Going through the entries below, copy out each line that contains "sred".

[Data extracted from a collection]
_ _ _ _
template <int D, bool ROWS>
__global__ void __launch_bounds__(FD_THREADS) attn_decode_fused_kernel(
    const bf16* __restrict__ qkv, bf16* __restrict__ k_cache, bf16* __restrict__ v_cache, bf16* __restrict__ out,
    const int32_t* __restrict__ pos_dev, const bf16* __restrict__ cos_tab, const bf16* __restrict__ sin_tab,
    const bf16* __restrict__ q_norm_w, const bf16* __restrict__ k_norm_w, float eps, int n_h, int n_kv, int T_max,
    float scale_log2, const int32_t* __restrict__ kv_start) {
    constexpr int HALF = D / 2;
    asm volatile("griddepcontrol.wait;" ::: "memory");
    asm volatile("griddepcontrol.launch_dependents;");
    const int h = blockIdx.x, b = blockIdx.y, tid = threadIdx.x, lane = tid & 31, warp = tid >> 5;
    const int n_rep = n_h / n_kv, kvh = h / n_rep;
    const int pos = *pos_dev;
    int k_start = 0;
    if constexpr (ROWS) {
        k_start = kv_start[b];
        cos_tab -= (size_t)k_start * HALF;
        sin_tab -= (size_t)k_start * HALF;
    }
    const int heads = n_h + 2 * n_kv;
    __shared__ __align__(16) float sq[D], sk[D], sv[D];
    __shared__ float sscore[FD_MAX_T + 1];
    __shared__ float sred[FD_THREADS / 32];
    __shared__ float s_bc[2];
    __shared__ __align__(16) float so[FD_THREADS / 32][D];

    const bf16* row = qkv + (size_t)b * heads * D;
    float q1 = 0.f, q2 = 0.f, k1 = 0.f, k2 = 0.f;
    if (tid < HALF) {
        q1 = bf2f(row[(size_t)h * D + tid]);
        q2 = bf2f(row[(size_t)h * D + tid + HALF]);
        k1 = bf2f(row[(size_t)(n_h + kvh) * D + tid]);
        k2 = bf2f(row[(size_t)(n_h + kvh) * D + tid + HALF]);
        sv[tid] = bf2f(row[(size_t)(n_h + n_kv + kvh) * D + tid]);
        sv[tid + HALF] = bf2f(row[(size_t)(n_h + n_kv + kvh) * D + tid + HALF]);
    }
    if (q_norm_w) {
        float a = warp_sum(q1 * q1 + q2 * q2), c = warp_sum(k1 * k1 + k2 * k2);
        __shared__ float nr[2][FD_THREADS / 32];
        if (lane == 0) { nr[0][warp] = a; nr[1][warp] = c; }
        __syncthreads();
        a = c = 0.f;
#pragma unroll
        for (int w = 0; w < FD_THREADS / 32; ++w) { a += nr[0][w]; c += nr[1][w]; }
        const float rq = 1.0f / sqrtf(a / (float)D + eps), rk = 1.0f / sqrtf(c / (float)D + eps);
        if (tid < HALF) {
            q1 = rbf(bf2f(q_norm_w[tid]) * rbf(q1 * rq));
            q2 = rbf(bf2f(q_norm_w[tid + HALF]) * rbf(q2 * rq));
            k1 = rbf(bf2f(k_norm_w[tid]) * rbf(k1 * rk));
            k2 = rbf(bf2f(k_norm_w[tid + HALF]) * rbf(k2 * rk));
        }
    }
    if (tid < HALF) {
        const float c = bf2f(cos_tab[(size_t)pos * HALF + tid]), s = bf2f(sin_tab[(size_t)pos * HALF + tid]);
        sq[tid] = rbf(rbf(q1 * c) + rbf(-q2 * s));
        sq[tid + HALF] = rbf(rbf(q2 * c) + rbf(q1 * s));
        sk[tid] = rbf(rbf(k1 * c) + rbf(-k2 * s));
        sk[tid + HALF] = rbf(rbf(k2 * c) + rbf(k1 * s));
    }
    __syncthreads();
    if (h % n_rep == 0 && tid < D) {
        const size_t off = (((size_t)b * n_kv + kvh) * T_max + pos) * D + tid;
        k_cache[off] = f2bf(sk[tid]);
        v_cache[off] = f2bf(sv[tid]);
    }
    const bf16* kb = k_cache + ((size_t)b * n_kv + kvh) * T_max * D;
    const bf16* vb = v_cache + ((size_t)b * n_kv + kvh) * T_max * D;
    float mx = -INFINITY;
    for (int key = tid; key < pos; key += FD_THREADS) {
        if constexpr (ROWS) if (key < k_start) continue;
        const uint4* kr = reinterpret_cast<const uint4*>(kb + (size_t)key * D);
        float acc = 0.f;
#pragma unroll 4
        for (int c = 0; c < D / 8; ++c) {
            const uint4 kv4 = kr[c];
            const uint32_t* k32 = reinterpret_cast<const uint32_t*>(&kv4);
            const float4 qa = *reinterpret_cast<const float4*>(&sq[c * 8]);
            const float4 qb = *reinterpret_cast<const float4*>(&sq[c * 8 + 4]);
            acc += bf16_lo(k32[0]) * qa.x + bf16_hi(k32[0]) * qa.y + bf16_lo(k32[1]) * qa.z + bf16_hi(k32[1]) * qa.w +
                   bf16_lo(k32[2]) * qb.x + bf16_hi(k32[2]) * qb.y + bf16_lo(k32[3]) * qb.z + bf16_hi(k32[3]) * qb.w;
        }
        acc *= scale_log2;
        sscore[key] = acc;
        mx = fmaxf(mx, acc);
    }
    if (warp == 0) {
        float acc = 0.f;
        for (int i = lane; i < D; i += 32) acc += sq[i] * sk[i];
        acc = warp_sum(acc) * scale_log2;
        if (lane == 0) sscore[pos] = acc;
        mx = fmaxf(mx, acc);
    }
    mx = warp_max(mx);
    if (lane == 0) sred[warp] = mx;
    __syncthreads();
    if (tid == 0) {
        float m = sred[0];
#pragma unroll
        for (int w = 1; w < FD_THREADS / 32; ++w) m = fmaxf(m, sred[w]);
        s_bc[0] = m;
    }
    __syncthreads();
    const float m_all = s_bc[0];
    float lsum = 0.f;
    for (int key = tid; key <= pos; key += FD_THREADS) {
        if constexpr (ROWS) if (key < k_start) continue;
        const float p = exp2f(sscore[key] - m_all);
        lsum += p;
        sscore[key] = rbf(p);
    }
    lsum = warp_sum(lsum);
    __syncthreads();
    if (lane == 0) sred[warp] = lsum;
    __syncthreads();
    constexpr int TPR = D / 8, KG = FD_THREADS / TPR;
    const int dd0 = (tid % TPR) * 8, kgi = tid / TPR;
    float acc[8];
#pragma unroll
    for (int j = 0; j < 8; ++j) acc[j] = 0.f;
    for (int key = kgi; key < pos; key += KG) {
        if constexpr (ROWS) if (key < k_start) continue;
        const uint4 vv = *reinterpret_cast<const uint4*>(vb + (size_t)key * D + dd0);
        const uint32_t* v32 = reinterpret_cast<const uint32_t*>(&vv);
        const float p = sscore[key];
#pragma unroll
        for (int j = 0; j < 4; ++j) {
            acc[2 * j] = fmaf(p, bf16_lo(v32[j]), acc[2 * j]);
            acc[2 * j + 1] = fmaf(p, bf16_hi(v32[j]), acc[2 * j + 1]);
        }
    }
    if (kgi == 0) {
        const float p = sscore[pos];
#pragma unroll
        for (int j = 0; j < 8; ++j) acc[j] = fmaf(p, sv[dd0 + j], acc[j]);
    }
#pragma unroll
    for (int j = 0; j < 8; ++j) {
        float v = acc[j];
#pragma unroll
        for (int off = TPR; off < 32; off <<= 1) v += __shfl_xor_sync(0xffffffffu, v, off);
        acc[j] = v;
    }
    if (lane < TPR) {
#pragma unroll
        for (int j = 0; j < 8; ++j) so[warp][dd0 + j] = acc[j];
    }
    __syncthreads();
    if (tid < D) {
        float l = 0.f, o = 0.f;
#pragma unroll
        for (int w = 0; w < FD_THREADS / 32; ++w) { l += sred[w]; o += so[w][tid]; }
        out[((size_t)b * n_h + h) * D + tid] = f2bf(o / l);
    }
}

}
_ _ _ _
**Answer box**
    __shared__ float sred[FD_THREADS / 32];
    if (lane == 0) sred[warp] = mx;
        float m = sred[0];
        for (int w = 1; w < FD_THREADS / 32; ++w) m = fmaxf(m, sred[w]);
    if (lane == 0) sred[warp] = lsum;
        for (int w = 0; w < FD_THREADS / 32; ++w) { l += sred[w]; o += so[w][tid]; }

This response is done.